Die Freundinnen knüpften wieder da an, wo sie aufgehört hat­ten. Aysha, in jüngeren Jahren ein bißchen pummelig, war zu einer hübschen Frau herangereift, die vor Ideen übersprudelte.

Little Marilyn, die sich gerade von ihrer Scheidung erholte, war noch deprimiert. Sie brauchte ihre Freundinnen.

Kerry, damals noch mit Norman Cramer verlobt, hatte Aysha und Little Marilyn oft eingeladen, abends mit ihnen essen, ins Kino oder zu einer nächtlichen Veranstaltung in die Blue- Ridge-Brauerei zu gehen.

Norman, schmächtig und schüchtern, hatte ein hübsches Ge­sicht, das große blaue Augen umrahmte.
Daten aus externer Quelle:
+extern "C" int rf_groupnorm_apply_ph(const float* x, int B, int Hs, int Ws, int C, int ldx, int nchunks, const double* partial, const float* gamma,
+                                     const float* beta, float eps, int silu, void* out, int ldo, float* raw_out, int ldr, void* raw_split_out, int lds,
+                                     void* stream) {
+    if (gn_ph_check("rf_groupnorm_apply_ph", x, B, Hs, Ws, C, ldx, nchunks)) return 1;
+    RF_CHECK(partial && gamma && beta && out, "rf_groupnorm_apply_ph: bad arguments");
+    RF_CHECK((((uintptr_t)gamma | (uintptr_t)beta) & 15) == 0, "rf_groupnorm_apply_ph: gamma / beta must be 16-byte aligned");
+    RF_CHECK(ldo >= 2 * C && ldo % 8 == 0 && ((uintptr_t)out & 7) == 0, "rf_groupnorm_apply_ph: the split-bf16 output needs ldo=%d >= 2C, a multiple of 8, and 8-byte alignment", ldo);
+    RF_CHECK(!raw_out || (ldr >= C && ldr % 4 == 0 && ((uintptr_t)raw_out & 15) == 0), "rf_groupnorm_apply_ph: raw_out needs ldr=%d >= C, a multiple of 4, and 16-byte alignment", ldr);
+    RF_CHECK(!raw_split_out || (lds >= 2 * C && lds % 4 == 0 && ((uintptr_t)raw_split_out & 7) == 0),
+             "rf_groupnorm_apply_ph: raw_split_out needs lds=%d >= 2C, a multiple of 4, and 8-byte alignment", lds);
+    gn_ph ph;
+    ph.w = Ws;
+    ph.hw = Hs * Ws;
+    ph.raw_out = raw_out;
+    ph.ldr = ldr;
+    ph.raw_split = (bf16_t*)raw_split_out;
+    ph.lds = lds;
+    const int HW = 4 * ph.hw;
+    int achunks = (1024 + B - 1) / B;
+    const int maxc = (HW + 1) / 2;
+    if (achunks > maxc) achunks = maxc;
+    if (achunks < 1) achunks = 1;
+    dim3 grid(achunks, B);
+    const int ns = (C / 4 + GN_THREADS - 1) / GN_THREADS;
+#define GN_APPLY_PH_(NS_) hipLaunchKernelGGL((gn_apply_kernel<float, bf16_t, NS_, true>), grid, dim3(GN_THREADS), 0, (hipStream_t)stream, x, HW, C, ldx, nchunks, partial, gamma, beta, eps, silu, (bf16_t*)out, ldo, achunks, 1, (fp8_t*)nullptr, 0, ph)
+    if (ns <= 1) GN_APPLY_PH_(1); else if (ns <= 2) GN_APPLY_PH_(2); else GN_APPLY_PH_(GN_SLOTS);
+#undef GN_APPLY_PH_
+    RF_LAUNCH_CHECK("rf_groupnorm_apply_ph");
+    return 0;
+}
+
 constexpr int GN_FOLD_RPW = 2;
 typedef float f32x2_t __attribute__((ext_vector_type(2)));
 template <typename TO, int NIT>
diff --git a/reface_amd/ops.py b/reface_amd/ops.py
--- a/reface_amd/ops.py
+++ b/reface_amd/ops.py
@@ -561,6 +561,56 @@
     return [a, b]
 
 
+def phase_index_map(B, H, W):
+    b = torch.arange(B).view(B, 1, 1)
+    Y = torch.arange(2 * H).view(1, 2 * H, 1)
+    X = torch.arange(2 * W).view(1, 1, 2 * W)
+    return ((2 * (Y & 1) + (X & 1)) * B + b) * (H * W) + (Y >> 1) * W + (X >> 1)
+
+
+def pack_ups_phases_x3(w):
+    f = fold_ups_weight(w)
+    return [pack_x3(f[p].reshape(f.shape[1], 4 * f.shape[4])) for p in range(4)]
+
+
+def ups_phase_pad(p):
+    return (1 - (p >> 1), 1 - (p & 1))
+
+
+GN_PH_MAX_CHUNKS = GN_FUSED_MAX_CHUNKS
+
+
+def gn_chunks_ph(B, HW):
+    return max(1, min(GN_PH_MAX_CHUNKS, HW // 32, 1024 // B))
+
+
+def groupnorm_stats_ph(P, partial, name="groupnorm"):
+    lib = _lib.load()
+    _, B, H, W_, Cc = P.shape
+    n = gn_chunks_ph(B, 4 * H * W_)
+    _require_gpu(P, partial)
+    assert P.dtype == torch.float32 and P.is_contiguous() and partial.dtype == torch.float64 and partial.numel() >= B * n * 64
+    return Launch(lib.rf_groupnorm_stats_ph, (_p(P), B, H, W_, Cc, Cc, n, _p(partial)), (P, partial), name + ".stats"), n
+
+
+def groupnorm_apply_ph(P, gamma, beta, out, partial, nchunks, *, eps, silu, raw_out=None, raw_split_out=None, name="groupnorm"):
+    lib = _lib.load()
+    _, B, H, W_, Cc = P.shape
+    _require_gpu(P, gamma, beta, out, partial, raw_out, raw_split_out)
+    assert P.dtype == torch.float32 and P.is_contiguous()
+    for t, dt, c in ((out, torch.bfloat16, 2 * Cc), (raw_out, torch.float32, Cc), (raw_split_out, torch.bfloat16, 2 * Cc)):
+        assert t is None or (t.dtype == dt and tuple(t.shape) == (B, 2 * H, 2 * W_, c) and t.is_contiguous()), (None if t is None else tuple(t.shape), dt, c)
+    return Launch(lib.rf_groupnorm_apply_ph, (_p(P), B, H, W_, Cc, Cc, nchunks, _p(partial), _p(gamma), _p(beta), float(eps), int(bool(silu)),
+                                              _p(out), out.stride(2), _p(raw_out), 0 if raw_out is None else raw_out.stride(2),
+                                              _p(raw_split_out), 0 if raw_split_out is None else raw_split_out.stride(2)),
+                  (P, partial, gamma, beta, out, raw_out, raw_split_out), name + ".apply")
+
+
+def groupnorm_ph(P, gamma, beta, out, partial, *, eps, silu, raw_out=None, raw_split_out=None, name="groupnorm"):
+    a, n = groupnorm_stats_ph(P, partial, name)
+    return [a, groupnorm_apply_ph(P, gamma, beta, out, partial, n, eps=eps, silu=silu, raw_out=raw_out, raw_split_out=raw_split_out, name=name)]
+
+
 def gemm_plan(launch):
     pl = gemm_plan3(launch, ".plan")
     return pl["stat_rows"], pl["stat_cols"], pl["splitk"]
diff --git a/reface_amd/vae.py b/reface_amd/vae.py
--- a/reface_amd/vae.py
+++ b/reface_amd/vae.py
@@ -50,13 +50,15 @@
             dtype = F32
         self.cfg, self.B, self.dt, self.dev = cfg, B, dtype, device
         self.n_x3 = 0
+        self.ups_fold = os.environ.get("REFACE_VAE_UPS_FOLD", "1") == "1"
+        self.n_ups_folded = 0
         self.pool = _Pool(device)
         self.tracker = ProducerTracker()
         self.pool.on_put = self.tracker.forget
         self.gn_fuse = os.environ.get("REFACE_GN_FUSE", "1") == "1"
         self.gn_fused = 0
         self.sd = {k: v.detach().to(device=device, dtype=F32) for k, v in sd.items()}
-        self.gn_partial = torch.empty(B * ops.GN_MAX_CHUNKS * 64, dtype=torch.float64, device=device)
+        self.gn_partial = torch.empty(B * max(ops.GN_MAX_CHUNKS, ops.GN_PH_MAX_CHUNKS) * 64, dtype=torch.float64, device=device)
         self.launches = []
         self.ws = ops.new_workspace(device)
         with ops.workspace_scope(self.ws):
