template <int NPL>
__device__ __forceinline__ f32x4 sum_planes_fixed(const float* src, long long stride) {
    f32x4 pv[NPL];
#pragma unroll
    for (int p = 0; p < NPL; ++p) pv[p] = ld4(src + (size_t)p * stride);
    f32x4 v = pv[0];
#pragma unroll
    for (int p = 1; p < NPL; ++p) v += pv[p];
    return v;
}
__device__ __forceinline__ f32x4 sum_planes(const float* src, int n, long long stride) {
    switch (n) {
        case 1: return ld4(src);
        case 2: return sum_planes_fixed<2>(src, stride);
        case 4: return sum_planes_fixed<4>(src, stride);
        case 8: return sum_planes_fixed<8>(src, stride);
        case 16: return sum_planes_fixed<16>(src, stride);
        default: break;
    }
    f32x4 v = ld4(src);
    for (int p = 1; p < n; ++p) v += ld4(src + (size_t)p * stride);
    return v;
}

template <int KIND, int NCH, int QG>
__global__ __launch_bounds__(SCORE_WG) void attn_scores_kernel(ScoreArgs a) {
    constexpr bool FACTORABLE = KIND == CVC_ATTN_ADDITIVE && QG > 1;
    extern __shared__ __attribute__((aligned(16))) float smem[];
    const int nq_pad = (a.nq + QG - 1) / QG * QG;
    float* q_s = smem;
    float* w_s = smem + (size_t)nq_pad * a.A;
    constexpr float EXP_C = 2.8853900817779268f;
    const int clip = blockIdx.y;
    const int s = (int)blockIdx.x < a.chunks0 ? 0 : 1;
    const int chunk = s == 0 ? blockIdx.x : blockIdx.x - a.chunks0;
    const cvc_attn_set& S = a.set[s];
    const int A = a.A, nq = a.nq, n = S.n;
    const int tid = threadIdx.x, lane = tid & 63, wave = tid >> 6;
    const float fill = (S.stream & 4) ? -__builtin_inff() : CVC_MIN_VALUE;
    const float bias_a = (KIND == CVC_ATTN_ADDITIVE && a.b_a != nullptr) ? a.b_a[0] : 0.f;

    int q_big = 0;
    for (int i = tid * 4; i < nq_pad * A; i += SCORE_WG * 4) {
        f32x4 v = {0, 0, 0, 0};
#ifdef CVC_EXPERIMENTAL
        if (i < nq * A && a.q_from_slab) {
            const int col = i % A, row = clip * a.nq_total + a.q0 + i / A, blk = col >> 5;
            const int nseg = gsk_nseg(a.q_slab, blk >> 3);
            const float* src = gsk_part(a.q_slab, blk >> 3, 0, blk & 7) + (size_t)row * 32 + (col & 31);
            v = ld4(src);
            for (int p = 1; p < nseg; ++p) v += ld4(src + (size_t)p * (8 * 2048));
            if (a.q_bias != nullptr) v += ld4(a.q_bias + col);
        } else
#endif
        if (i < nq * A) {
            const float* src = a.q + ((size_t)clip * a.nq_total + a.q0 + i / A) * a.q_ld + i % A;
            v = sum_planes(src, a.q_nparts, a.q_part_stride);
            if (a.q_bias != nullptr) v += ld4(a.q_bias + (i % A));
        }
        if (KIND == CVC_ATTN_ADDITIVE) v *= EXP_C;
        if constexpr (FACTORABLE)
            q_big |= !(fabsf(v.x) <= 30.f && fabsf(v.y) <= 30.f && fabsf(v.z) <= 30.f && fabsf(v.w) <= 30.f);
        st4(q_s + i, v);
    }
    if (KIND == CVC_ATTN_ADDITIVE)
        for (int i = tid * 4; i < A; i += SCORE_WG * 4) st4(w_s + i, ld4(a.w_a + i));
    bool factored = false;
    if constexpr (FACTORABLE) {
#ifndef CVC_SCORE_NO_FACTORED
        factored = __syncthreads_or(q_big) == 0;
#else
        __syncthreads();
#endif
        if (factored) {
            for (int i = tid * 4; i < nq_pad * A; i += SCORE_WG * 4) {
                f32x4 v = ld4(q_s + i);
                v.x = __builtin_amdgcn_exp2f(v.x); v.y = __builtin_amdgcn_exp2f(v.y);
                v.z = __builtin_amdgcn_exp2f(v.z); v.w = __builtin_amdgcn_exp2f(v.w);
                st4(q_s + i, v);
            }
            for (int i = tid * 4; i < A; i += SCORE_WG * 4) st4(w_s + i, ld4(w_s + i) * -2.0f);
            __syncthreads();
        }
    } else {
        __syncthreads();
    }

    const int row0 = chunk * a.rows_per_wg;
    const int row_end = min(n, row0 + a.rows_per_wg);
    const float* P = S.proj + (size_t)clip * n * A;

    auto emit = [&](float sc, int q0, int r, bool masked) __attribute__((always_inline)) {
        if (lane < QG && q0 + lane < nq) {
            if (masked) sc = fill;
            const size_t o = ((size_t)clip * a.nq_total + a.q0 + q0 + lane) * n + r;
            S.scores[o] = sc;
            if (S.frame_masked != nullptr)
                S.frame_masked[o] = S.frame_mask[o] != 0 ? fill : sc;
        }
    };
    auto rows = [&](auto stream_tag, auto fact_tag, auto exact_tag) __attribute__((always_inline)) {
        constexpr bool STREAM = decltype(stream_tag)::value;
        constexpr bool FACT = decltype(fact_tag)::value;
        constexpr bool EXACT = decltype(exact_tag)::value;
        const int A = EXACT ? NCH * 256 : a.A;
#define LDF(ptr) (STREAM ? __builtin_nontemporal_load(reinterpret_cast<const f32x4*>(ptr)) : ld4(ptr))
    f32x4 cur[NCH], nxt[NCH];
    int colc[NCH];
    bool cok[NCH];
#pragma unroll
    for (int j = 0; j < NCH; ++j) {
        const int col = (j * 64 + lane) * 4;
        cok[j] = EXACT || col < A;
        colc[j] = cok[j] ? col : A - 4;
    }
    int r = row0 + wave;
    if (r >= row_end) return;
    unsigned mbits = 0;
    if (S.mask != nullptr) {
        const int rr = r + 4 * lane;
        const bool m = rr < row_end && S.mask[(size_t)clip * n + (rr < row_end ? rr : r)] != 0;
        mbits = (unsigned)__builtin_amdgcn_ballot_w64(m);
    }
    float w_total = 0.f;
    if constexpr (FACT) {
#pragma unroll
        for (int j = 0; j < NCH; ++j) {
            const f32x4 w4 = ld4(w_s + colc[j]);
            if (cok[j]) w_total += (w4.x + w4.y) + (w4.z + w4.w);
        }
        w_total = -0.5f * wave_sum(w_total);
    }
#pragma unroll
    for (int j = 0; j < NCH; ++j) cur[j] = LDF(P + (size_t)r * A + colc[j]);
    auto step = [&](f32x4 (&cur)[NCH], f32x4 (&nxt)[NCH], int r, int k) __attribute__((always_inline)) {
#if defined(CVC_SC_ABL) && CVC_SC_ABL == 2
        const int rn = r;
#else
        const int rn = min(r + 4, row_end - 1);
#endif
#pragma unroll
        for (int j = 0; j < NCH; ++j) nxt[j] = LDF(P + (size_t)rn * A + colc[j]);
        const bool masked = (mbits >> k) & 1u;
        if constexpr (FACT) {
            using f32x2 = __attribute__((ext_vector_type(2))) float;
            f32x4 ep[NCH], w2[NCH];
#pragma unroll
            for (int j = 0; j < NCH; ++j) {
                const f32x4 x = cur[j] * EXP_C;
                ep[j].x = __builtin_amdgcn_exp2f(__builtin_amdgcn_fmed3f(x.x, -62.f, 62.f));
                ep[j].y = __builtin_amdgcn_exp2f(__builtin_amdgcn_fmed3f(x.y, -62.f, 62.f));
                ep[j].z = __builtin_amdgcn_exp2f(__builtin_amdgcn_fmed3f(x.z, -62.f, 62.f));
                ep[j].w = __builtin_amdgcn_exp2f(__builtin_amdgcn_fmed3f(x.w, -62.f, 62.f));
                w2[j] = cok[j] ? ld4(w_s + colc[j]) : f32x4{0, 0, 0, 0};
            }
            for (int q0 = 0; q0 < nq; q0 += QG) {
                f32x2 acc2[QG];
                float acc[QG];
#pragma unroll
                for (int u = 0; u < QG; ++u) acc2[u] = f32x2{0.f, 0.f};
#pragma unroll
                for (int j = 0; j < NCH; ++j) {
#pragma unroll
                    for (int u = 0; u < QG; ++u) {
                        const f32x4 eq = ld4(q_s + (q0 + u) * A + colc[j]);
                        const f32x2 d01 = __builtin_elementwise_fma(f32x2{ep[j].x, ep[j].y}, f32x2{eq.x, eq.y}, f32x2{1.0f, 1.0f});
                        const f32x2 d23 = __builtin_elementwise_fma(f32x2{ep[j].z, ep[j].w}, f32x2{eq.z, eq.w}, f32x2{1.0f, 1.0f});
                        const f32x2 r01 = {fast_rcp(d01.x), fast_rcp(d01.y)}, r23 = {fast_rcp(d23.x), fast_rcp(d23.y)};
                        acc2[u] = __builtin_elementwise_fma(f32x2{w2[j].x, w2[j].y}, r01, acc2[u]);
                        acc2[u] = __builtin_elementwise_fma(f32x2{w2[j].z, w2[j].w}, r23, acc2[u]);
                    }
                }
#pragma unroll
                for (int u = 0; u < QG; ++u) acc[u] = (w_total + wave_sum(acc2[u].x + acc2[u].y)) + bias_a;
                float sc = acc[0];
#pragma unroll
                for (int u = 1; u < QG; ++u) sc = lane == u ? acc[u] : sc;
                emit(sc, q0, r, masked);
            }
        } else
        for (int q0 = 0; q0 < nq; q0 += QG) {
            float acc[QG];
            using f32x2 = __attribute__((ext_vector_type(2))) float;
            f32x2 acc2[QG];
#pragma unroll
            for (int u = 0; u < QG; ++u) { acc[u] = 0.f; acc2[u] = f32x2{0.f, 0.f}; }
#pragma unroll
            for (int j = 0; j < NCH; ++j) {
                f32x4 p = cok[j] ? cur[j] : f32x4{0, 0, 0, 0};
                f32x4 w4 = {0, 0, 0, 0};
                if (KIND == CVC_ATTN_ADDITIVE) {
                    w4 = ld4(w_s + colc[j]);
                    if (!cok[j]) w4 = f32x4{0, 0, 0, 0};
                    p *= EXP_C;
                }
#pragma unroll
                for (int u = 0; u < QG; ++u) {
                    const f32x4 q4 = ld4(q_s + (q0 + u) * A + colc[j]);
                    if (KIND == CVC_ATTN_ADDITIVE) {
                        const f32x4 x = p + q4;
                        if constexpr (QG > 1) {
                            const f32x2 e01 = {__builtin_amdgcn_exp2f(x.x), __builtin_amdgcn_exp2f(x.y)};
                            const f32x2 e23 = {__builtin_amdgcn_exp2f(x.z), __builtin_amdgcn_exp2f(x.w)};
                            const f32x2 d01 = e01 + 1.0f, d23 = e23 + 1.0f;
                            const f32x2 r01 = {fast_rcp(d01.x), fast_rcp(d01.y)}, r23 = {fast_rcp(d23.x), fast_rcp(d23.y)};
                            const f32x2 t01 = __builtin_elementwise_fma(f32x2{-2.0f, -2.0f}, r01, f32x2{1.0f, 1.0f});
                            const f32x2 t23 = __builtin_elementwise_fma(f32x2{-2.0f, -2.0f}, r23, f32x2{1.0f, 1.0f});
                            acc2[u] = __builtin_elementwise_fma(f32x2{w4.x, w4.y}, t01, acc2[u]);
                            acc2[u] = __builtin_elementwise_fma(f32x2{w4.z, w4.w}, t23, acc2[u]);
                        } else {
                            acc[u] = fmaf(w4.x, fmaf(-2.0f, fast_rcp(1.0f + __builtin_amdgcn_exp2f(x.x)), 1.0f), acc[u]);
                            acc[u] = fmaf(w4.y, fmaf(-2.0f, fast_rcp(1.0f + __builtin_amdgcn_exp2f(x.y)), 1.0f), acc[u]);
                            acc[u] = fmaf(w4.z, fmaf(-2.0f, fast_rcp(1.0f + __builtin_amdgcn_exp2f(x.z)), 1.0f), acc[u]);
                            acc[u] = fmaf(w4.w, fmaf(-2.0f, fast_rcp(1.0f + __builtin_amdgcn_exp2f(x.w)), 1.0f), acc[u]);
                        }
                    } else {
                        acc[u] += p.x * q4.x + p.y * q4.y + p.z * q4.z + p.w * q4.w;
                    }
                }
            }
            if constexpr (KIND == CVC_ATTN_ADDITIVE && QG > 1) {
#pragma unroll
                for (int u = 0; u < QG; ++u) acc[u] = acc2[u].x + acc2[u].y;
            }
#pragma unroll
            for (int u = 0; u < QG; ++u) acc[u] = KIND == CVC_ATTN_ADDITIVE ? wave_sum(acc[u]) + bias_a : wave_sum(acc[u]) * a.inv_temp;
            float sc = acc[0];
#pragma unroll
            for (int u = 1; u < QG; ++u) sc = lane == u ? acc[u] : sc;
            emit(sc, q0, r, masked);
        }
    };
    for (int k = 0;;) {
        step(cur, nxt, r, k);
        r += 4; ++k;
        if (r >= row_end) break;
        step(nxt, cur, r, k);
        r += 4; ++k;
        if (r >= row_end) break;
    }
#undef LDF
    };
    using T_ = std::true_type;
    using F_ = std::false_type;
    if constexpr (FACTORABLE) {
        if (factored) {
            if (a.A == NCH * 256) { if (S.stream & 1) rows(T_{}, T_{}, T_{}); else rows(F_{}, T_{}, T_{}); }
            else { if (S.stream & 1) rows(T_{}, T_{}, F_{}); else rows(F_{}, T_{}, F_{}); }
            return;
        }
    }
    if (S.stream & 1) rows(T_{}, F_{}, F_{}); else rows(F_{}, F_{}, F_{});
}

Er arbeitete ebenfalls in der Crozet National Bank, als Chefbuchhalter. Als aufregend hätte ihn wohl niemand spontan bezeichnet, daher kippten alle aus den Latschen, als Aysha ihn Kerry ausspannte. Keiner konnte begreifen, weshalb sie ihn wollte, außer daß sie die Dreißig überschritten hatte, ungern arbeitete und die Ehe als bequemen Ausweg sah.